話不許多,令朝國已經知道此事何其之大,震驚的就要吐口,卻還是活活的咽下去。
本來他是不準備勤王,最好讓那皇帝在叛軍中死了最好,可是現在,他明白為何舜天與九州會參與進來。
應該就是因為這個蠱皇,他關係著舜天與九州,這才讓軒轅北車以他們兩國進攻南晉為由,打著勤王的旗號大舉叛亂的旗幟。
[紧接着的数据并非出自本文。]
template <bool COUNT, bool CLU = false>
__device__ Hit trace_brute_compact(const DevScene& S, rtm_f3 o, rtm_f3 d, char* wl, const float4* mtrec,
                                   unsigned mtstride, Cnt& c, int ts = 1, const float4* boxrec = nullptr) {
    const unsigned lane = threadIdx.x & 63;
    const unsigned sub = lane & (unsigned)(ts - 1), tl = lane - sub;
    if (COUNT && sub == 0) c.rays++;
    const unsigned long long act = __ballot(1);
    const int nact = __popcll(act);
    const int myrank = (int)lane_prefix(act, 0u);
    float* ray = reinterpret_cast<float*>(wl);
    unsigned long long* bestk = reinterpret_cast<unsigned long long*>(wl + 64 * 6 * 4);
    unsigned* ring = reinterpret_cast<unsigned*>(wl + 64 * 6 * 4 + 64 * 8);
    ray[0 * 64 + lane] = o.x; ray[1 * 64 + lane] = o.y; ray[2 * 64 + lane] = o.z;
    ray[3 * 64 + lane] = d.x; ray[4 * 64 + lane] = d.y; ray[5 * 64 + lane] = d.z;
    const unsigned long long nokey = ((unsigned long long)__float_as_uint(1000.0f) << 32) | 0xffffffffull;
    bestk[lane] = nokey;
    wave_lds_sync();
    const float ix = dev_recip(d.x), iy = dev_recip(d.y), iz = dev_recip(d.z);
    float bk = 1000.0f;
    unsigned head = 0, tail = 0;
    [[maybe_unused]] int sec = kStampShell;
    auto run_batch = [&](int n) __attribute__((always_inline)) {
        if constexpr (CLU && !COUNT) chain_stamp(wl, sec);
        if (myrank < n) {
            const unsigned e = ring[(head + myrank) & (BRUTE_RING - 1)];
            const unsigned ow = e >> 16, q = e & 0xffffu;
            const rtm_f3 ro = rtm_v3(ray[ow], ray[64 + ow], ray[128 + ow]);
            const rtm_f3 rd = rtm_v3(ray[192 + ow], ray[256 + ow], ray[320 + ow]);
            const float4* rq = mtrec + mtstride * q;
            const float4 r1 = rq[0], r2 = rq[1], r3 = rq[2];
            const rtm_f3 a = rtm_v3(r1.z, r1.w, r2.x), e1 = rtm_v3(r2.y, r2.z, r2.w), e2 = rtm_v3(r3.x, r3.y, r3.z);
            const rtm_f3 h = rtm_cross(rd, e2);
            const float det = rtm_dot(e1, h);
            const float f = mt_recip(det);
            const rtm_f3 sv = rtm_sub(ro, a);
            const float u = f * rtm_dot(sv, h);
            const rtm_f3 qv = rtm_cross(sv, e1);
            const float v = f * rtm_dot(rd, qv);
            const float k = f * rtm_dot(e2, qv);
            const bool parallel = det > -0.0000001f && det < 0.0000001f;
            const bool hit = !parallel && !(u < 0.0f || u > 1.0f) && !(v < 0.0f || u + v > 1.0f) &&
                             (k > 0.0000001f) && k > 0.0001f && k < 1000.0f;
            if (hit) atomicMin(&bestk[ow], ((unsigned long long)__float_as_uint(k) << 32) | q);
        }
        head += n;
        wave_lds_sync();
        if constexpr (CLU && !COUNT) chain_stamp(wl, kStampBatches);
    };
    auto enqueue = [&](bool pass, unsigned qa, int qb) __attribute__((always_inline)) {
        const unsigned long long m = __ballot(pass);
        if (m == 0) return;
        const unsigned n = (unsigned)__popcll(m);
        if (COUNT && pass) c.tris += qb >= 0 ? 2 : 1;
        const unsigned r = lane_prefix(m, tail);
        ring[pass ? (r & (BRUTE_RING - 1)) : BRUTE_RING + lane] = (tl << 16) | qa;
        if (qb >= 0) ring[pass ? ((r + n) & (BRUTE_RING - 1)) : BRUTE_RING + lane] = (tl << 16) | (unsigned)qb;
        tail += qb >= 0 ? 2 * n : n;
        wave_lds_sync();
        if ((int)(tail - head) >= nact) {
            do run_batch(nact); while ((int)(tail - head) >= nact);
            bk = __uint_as_float((unsigned)(bestk[tl] >> 32));
        }
    };
    unsigned cq_pk = 0;
    auto group = [&](auto wc, const ConstF4 cb, int g0, int nreal) __attribute__((always_inline)) {
        constexpr int W = decltype(wc)::value;
        float4 bx[2 * W];
#pragma unroll
        for (int j = 0; j < 2 * W; ++j) bx[j] = sgpr4(cb[2 * g0 + j]);
        const float cull = bk * CULL_MARGIN;
        bool pass[W];
#pragma unroll
        for (int j = 0; j < W; ++j) {
            float tn, tx;
            slab(bx[2 * j].x, bx[2 * j].y, bx[2 * j].z, bx[2 * j].w, bx[2 * j + 1].x, bx[2 * j + 1].y, o, ix, iy, iz,
                 tn, tx);
            if constexpr (COUNT && !CLU) pass[j] = fmaxf(tn, near_floor_of(S, g0 + j)) <= fminf(tx, cull);
            else pass[j] = box_hit(tn, tx, cull);
        }
#pragma unroll
        for (int j = 0; j < W; ++j) {
            if (COUNT && g0 + j >= nreal) break;
            const int qa = __float_as_int(bx[2 * j + 1].z), qb = __float_as_int(bx[2 * j + 1].w);
            if (COUNT) {
                c.boxes++;
                count_wave(c.wave_trav); c.nodes++;
                if (qb >= 0) { count_wave(c.wave_trav); c.nodes++; }
            }
            if constexpr (COUNT && !CLU) {
                const unsigned keep = cq_pk & 0xffffu;
                const bool one = pass[j] && qb >= 0 && cq_pk >= 0xffff0000u && (keep == (unsigned)qa || keep == (unsigned)qb);
                enqueue(pass[j] && !one, (unsigned)qa, qb);
                enqueue(one, keep, -1);
            } else {
                enqueue(pass[j], (unsigned)qa, qb);
            }
        }
    };
    auto lockstep_padded = [&](const ConstF4 cb, int gb, int ge) __attribute__((always_inline)) {
        for (int g0 = gb; g0 < ge; g0 += kBoxGroup) group(IntC<kBoxGroup>{}, cb, g0, ge);
    };
    auto lockstep = [&](const ConstF4 cb, int gb, int ge) __attribute__((always_inline)) {
        int g0 = gb;
        for (; g0 + kBoxGroup <= ge; g0 += kBoxGroup) group(IntC<kBoxGroup>{}, cb, g0, ge);
        const int rem = ge - g0;
        if constexpr (kBoxGroup > 4) if (rem & 4) group(IntC<4>{}, cb, g0 + (rem & ~7), ge);
        if constexpr (kBoxGroup > 2) if (rem & 2) group(IntC<2>{}, cb, g0 + (rem & ~3), ge);
        if constexpr (kBoxGroup > 1) if (rem & 1) group(IntC<1>{}, cb, g0 + (rem & ~1), ge);
    };
    if (CLU) {
        float* inv = reinterpret_cast<float*>(wl + BRUTE_INV_OFF);
        unsigned* olist = reinterpret_cast<unsigned*>(wl + BRUTE_INV_OFF + 64 * 3 * 4);
        const unsigned* besthi = reinterpret_cast<const unsigned*>(bestk) + 1;
        inv[lane] = ix; inv[64 + lane] = iy; inv[128 + lane] = iz;
        const ConstF4 cb = as_const(S.brute_cbox);
        ConstF4 sb = cb;
        int ns = S.nsingle;
        if (S.shell) {
            const ConstF4 sh{cb.p + 4 * S.shell};
            const float4 h0 = sgpr4(sh[0]), h1 = sgpr4(sh[1]), fx = sgpr4(sh[2]), fy = sgpr4(sh[3]), fz = sgpr4(sh[4]);
            const int nquad = __float_as_int(h1.w) >> 8;
            const float cull = bk * CULL_MARGIN, nearf = S.near_floor;
            const float x0 = (h0.x - o.x) * ix, x1 = (h0.y - o.x) * ix;
            const float y0 = (h0.z - o.y) * iy, y1 = (h0.w - o.y) * iy;
            const float z0 = (h1.x - o.z) * iz, z1 = (h1.y - o.z) * iz;
            const float t[6] = {x0, x1, y0, y1, z0, z1};
            const float mn[3] = {fminf(x0, x1), fminf(y0, y1), fminf(z0, z1)};
            const float mx[3] = {fmaxf(x0, x1), fmaxf(y0, y1), fmaxf(z0, z1)};
            const int q[12] = {__float_as_int(fx.x), __float_as_int(fx.y), __float_as_int(fx.z), __float_as_int(fx.w),
                               __float_as_int(fy.x), __float_as_int(fy.y), __float_as_int(fy.z), __float_as_int(fy.w),
                               __float_as_int(fz.x), __float_as_int(fz.y), __float_as_int(fz.z), __float_as_int(fz.w)};
            bool pass[6];
#pragma unroll
            for (int f = 0; f < 6; ++f) {
                const int a = f >> 1;
                const float tn = fmaxf(fmaxf(a == 0 ? t[f] : mn[0], a == 1 ? t[f] : mn[1]), a == 2 ? t[f] : mn[2]);
                const float tx = fminf(fminf(a == 0 ? t[f] : mx[0], a == 1 ? t[f] : mx[1]), a == 2 ? t[f] : mx[2]);
                pass[f] = fmaxf(tn, nearf) <= fminf(tx, cull);
            }
            unsigned long long many = 0;
            int npass = 0;
#pragma unroll
            for (int f = 0; f < 6; ++f) {
                const unsigned long long mf = __ballot(pass[f]);
                many |= mf;
                npass += __popcll(mf);
            }
            if (npass == __popcll(many)) {
                int row = 2 * 6;
#pragma unroll
                for (int f = 0; f < 6; ++f) row = pass[f] ? 2 * f : row;
                const float4* rw = boxrec + S.shell + row;
                unsigned pk;
                if (nquad) {
                    const float da = (pass[0] || pass[1]) ? d.x : (pass[2] || pass[3]) ? d.y : d.z;
                    pk = quad_pick(rw[0], rw[1], o, d, max3_f32(mn[0], mn[1], mn[2]), min3_f32(mx[0], mx[1], mx[2]), da);
                } else {
                    pk = __float_as_uint(rw[1].x);
                }
                const bool p1 = pk != ~0u, p2 = pk < 0xffff0000u;
                const unsigned long long m1 = __ballot(p1);
                if (m1 != 0) {
                    const unsigned long long m2 = __ballot(p2);
                    const unsigned n1 = (unsigned)__popcll(m1);
                    if (COUNT && p1) c.tris += p2 ? 2 : 1;
                    const unsigned r1 = lane_prefix(m1, tail), r2 = lane_prefix(m2, tail + n1);
                    ring[p1 ? (r1 & (BRUTE_RING - 1)) : BRUTE_RING + lane] = (tl << 16) | (pk & 0xffffu);
                    ring[p2 ? (r2 & (BRUTE_RING - 1)) : BRUTE_RING + lane] = (tl << 16) | (pk >> 16);
                    tail += n1 + (unsigned)__popcll(m2);
                    wave_lds_sync();
                    if ((int)(tail - head) >= nact) {
                        do run_batch(nact); while ((int)(tail - head) >= nact);
                        bk = __uint_as_float((unsigned)(bestk[tl] >> 32));
                    }
                }
            } else {
#pragma unroll
                for (int f = 0; f < 6; ++f)
                    if (q[2 * f] >= 0) enqueue(pass[f], (unsigned)q[2 * f], q[2 * f + 1]);
            }
            sb = ConstF4{sh.p + kShellRecF};
            ns = __float_as_int(h1.z);
        }
        if constexpr (!COUNT) { chain_stamp(wl, kStampShell); sec = kStampSingles; }
        lockstep(sb, 0, ns);
        if constexpr (!COUNT) { chain_stamp(wl, kStampSingles); sec = kStampClusters; }
        unsigned ihead = 0, itail = 0;
        auto run_items = [&](int n) __attribute__((always_inline)) {
            bool pass = false;
            unsigned ow = 0, qa = 0;
            int qb = -1;
            if (myrank < n) {
                const unsigned i = ihead + (unsigned)myrank;
                const unsigned e = olist[(i >> kClusterShift) & (BRUTE_OWNERS - 1)];
                ow = e & 63u;
                const unsigned slot = (e >> 8) + (i & (unsigned)(kClusterSlots - 1));
                const rtm_f3 ro = rtm_v3(ray[ow], ray[64 + ow], ray[128 + ow]);
                const float4 b0 = boxrec[2 * slot], b1 = boxrec[2 * slot + 1];
                float tn, tx;
                slab(b0.x, b0.y, b0.z, b0.w, b1.x, b1.y, ro, inv[ow], inv[64 + ow], inv[128 + ow], tn, tx);
                pass = box_hit(tn, tx, __uint_as_float(besthi[2 * ow]) * CULL_MARGIN);
                qa = (unsigned)__float_as_int(b1.z);
                qb = __float_as_int(b1.w);
            }
            ihead += (unsigned)n;
            const bool pass2 = pass && qb >= 0;
            const unsigned long long m = __ballot(pass), m2 = __ballot(pass2);
            if (m == 0) return;
            const unsigned np = (unsigned)__popcll(m);
            if (pass) ring[lane_prefix(m, tail) & (BRUTE_RING - 1)] = (ow << 16) | qa;
            if (pass2) ring[lane_prefix(m2, tail + np) & (BRUTE_RING - 1)] = (ow << 16) | (unsigned)qb;
            tail += np + (unsigned)__popcll(m2);
            wave_lds_sync();
            if ((int)(tail - head) >= nact) {
                do run_batch(nact); while ((int)(tail - head) >= nact);
                bk = __uint_as_float((unsigned)(bestk[tl] >> 32));
            }
        };
        const ConstF4 cr = as_const(S.brute_crow);
        const int lock = (nact * kClusterLockNum) >> 3;
        for (int cl = 0; cl < S.ncluster; ++cl) {
            const float4 u0 = sgpr4(cr[2 * cl]), u1 = sgpr4(cr[2 * cl + 1]);
            float tn, tx;
            slab(u0.x, u0.y, u0.z, u0.w, u1.x, u1.y, o, ix, iy, iz, tn, tx);
            const bool pass = box_hit(tn, tx, bk * CULL_MARGIN);
            const unsigned long long m = __ballot(pass);
            if (m == 0) continue;
            const int np = __popcll(m);
            const int first = __float_as_int(u1.z);
            if (np > lock) {
                lockstep(cb, first, first + __float_as_int(u1.w));
                continue;
            }
            if (pass) olist[lane_prefix(m, itail >> kClusterShift) & (BRUTE_OWNERS - 1)] = lane | ((unsigned)first << 8);
            itail += (unsigned)np << kClusterShift;
            wave_lds_sync();
            while ((int)(itail - ihead) >= nact) run_items(nact);
        }
        while (itail != ihead) run_items(min((int)(itail - ihead), nact));
        if constexpr (!COUNT) { chain_stamp(wl, kStampClusters); sec = kStampTail; }
    } else if (ts == 1) {
        if constexpr (COUNT) {
            if (S.shell) {
                const ConstF4 sh{as_const(S.brute_cbox).p + 4 * S.shell};
                const float4 h0 = sgpr4(sh[0]), h1 = sgpr4(sh[1]);
                const float cull = bk * CULL_MARGIN, nearf = S.near_floor;
                const float x0 = (h0.x - o.x) * ix, x1 = (h0.y - o.x) * ix;
                const float y0 = (h0.z - o.y) * iy, y1 = (h0.w - o.y) * iy;
                const float z0 = (h1.x - o.z) * iz, z1 = (h1.y - o.z) * iz;
                const float t[6] = {x0, x1, y0, y1, z0, z1};
                const float mn[3] = {fminf(x0, x1), fminf(y0, y1), fminf(z0, z1)};
                const float mx[3] = {fmaxf(x0, x1), fmaxf(y0, y1), fmaxf(z0, z1)};
                unsigned long long many = 0;
                int npass = 0, row = 2 * 6;
                bool pass[6];
                for (int f = 0; f < 6; ++f) {
                    const int a = f >> 1;
                    const float tn = fmaxf(fmaxf(a == 0 ? t[f] : mn[0], a == 1 ? t[f] : mn[1]), a == 2 ? t[f] : mn[2]);
                    const float tx = fminf(fminf(a == 0 ? t[f] : mx[0], a == 1 ? t[f] : mx[1]), a == 2 ? t[f] : mx[2]);
                    pass[f] = fmaxf(tn, nearf) <= fminf(tx, cull);
                    const unsigned long long mf = __ballot(pass[f]);
                    many |= mf;
                    npass += __popcll(mf);
                    row = pass[f] ? 2 * f : row;
                }
                if (npass == __popcll(many)) {
                    const float4* rw = S.brute_cbox + S.shell + kShellRowF4 + row;
                    const float da = (pass[0] || pass[1]) ? d.x : (pass[2] || pass[3]) ? d.y : d.z;
                    cq_pk = quad_pick(rw[0], rw[1], o, d, max3_f32(mn[0], mn[1], mn[2]), min3_f32(mx[0], mx[1], mx[2]), da);
                }
            }
        }
        lockstep_padded(as_const(S.brute_box), 0, S.nbox);
    } else {
        const int rounds = (S.nbox + ts - 1) / ts;
        for (int gg = 0; gg < rounds; ++gg) {
            if (COUNT) { count_wave(c.wave_trav); count_wave(c.wave_trav); }
            const int g = gg * ts + (int)sub;
            bool pass = false;
            int qa = 0, qb = -1;
            if (g < S.nbox) {
                const float4 b0 = boxrec[2 * g], b1 = boxrec[2 * g + 1];
                float tn, tx;
                slab(b0.x, b0.y, b0.z, b0.w, b1.x, b1.y, o, ix, iy, iz, tn, tx);
                if constexpr (COUNT) pass = fmaxf(tn, near_floor_of(S, g)) <= fminf(tx, bk * CULL_MARGIN);
                else pass = box_hit(tn, tx, bk * CULL_MARGIN);
                qa = __float_as_int(b1.z);
                qb = __float_as_int(b1.w);
                if (COUNT) { c.nodes += qb >= 0 ? 2 : 1; c.boxes++; }
            }
            enqueue(pass, (unsigned)qa, -1);
            enqueue(pass && qb >= 0, (unsigned)qb, -1);
        }
    }
    while (tail != head) run_batch(min((int)(tail - head), nact));
    const unsigned long long key = bestk[tl];
    Hit best{1000.0f, -1};
    if (key != nokey) {
        best.k = __uint_as_float((unsigned)(key >> 32));
        best.tri = __float_as_int(mtrec[mtstride * (unsigned)(key & 0xffffffffu) + 2].w);
    }
    if constexpr (CLU && !COUNT) chain_stamp(wl, kStampTail);
    return best;
}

“嗬,誰輸誰贏還不一定呢!”說著,他打馬朝一旁而去。而此刻攻擊城門的中堅武器上場,也就一下,城門就這麼輕而易舉的破開。
再看令朝國:“小子,照顧好我閨女,我去去就回!”
要說虎父無犬女,令琪一把就拉住自己父親身後跟著副將的馬匹,當即翻身將副將踹下,再看她華麗麗的端坐鞍上。
“誰要照顧!”說著,一夾馬肚,揚長而去。
柏成和瞧著她如此的利索,哪裏可能落下,這就也隨手搶了一匹馬,緊接著追了上去。卻不想剛剛打馬走了不出一裏,張靜姝抱著百裏承攔在大軍之前。
令朝國旋即勒馬,顯然很是憤怒,揚起馬鞭指著張靜姝爆嗬道:“哪裏來的女子,還不讓開!”
張靜姝麵對那就在眼前凶神惡煞的戰馬,絲毫不懼,昂首挺胸直視令朝國的眸子:“將軍好大的威風!如此闖入城中,隻怕不消片刻就要被人當叛軍包圓了!”
“本將行事,自有本將的道理,你又是何人,在此擋路貽誤軍機可知是誅族的大罪。”他越說越是冷厲,就似那猛虎,一口就能將張靜姝吞了。
可是張靜姝本事不想鬧大,當即直直的看著他。
想著令妃曾經給她說的,再加上自己這些天的收集,心裏對他的事情早就知道了個大概。
從未有過的冷意,就是讓隨後趕來的柏成和與令琪遠遠的都能感知。
令琪心急的就要上前解釋,可是柏成和卻快了他一步,來到二人身前。
他趕忙好聲勸道:“郡主,令將軍是我們這邊的,他這是要去誅殺叛軍。”
令琪瞧著張靜姝的臉色不對,還不忘在一旁幫腔:“郡主,父親他是真心要平亂,你快讓開!若是父親真非善類,就不可能因為你一人,耽誤大軍的進程。”
“嗬!”聽了他們的話,張靜姝隻是冷笑,轉而滿是審問的看著那令朝國:“將軍?真的是因為小女,而非我這懷裏是百裏氏族的餘脈?”
也就是彈指,令朝國到了臉色變了又變,轉而竟沒了剛剛的威武,明顯不願回答。
柏成和最是精詭,一瞧轉而就站在張靜姝的身側:“將軍,似乎認識這名孩童。”
張靜姝瞧了眼昏迷的百裏承,輕柔的一笑,轉而再抬頭看著令朝國的眼神滿滿皆是審視。
“你是城外駐守的精英將領,京城有難你在半個時辰內是可以趕過來的,最慢也不會也不允許超過一個時辰。可是從出事,到現在,兩三個時辰過去了,將軍這是何意?”
令琪自然是要向著自己的父親,這就道:“父親並非甘願效忠……”
“不是甘願效忠,可是依舊心甘情願的領了南晉的俸祿,既然食君俸祿,也不應該做些屍位素餐之事。”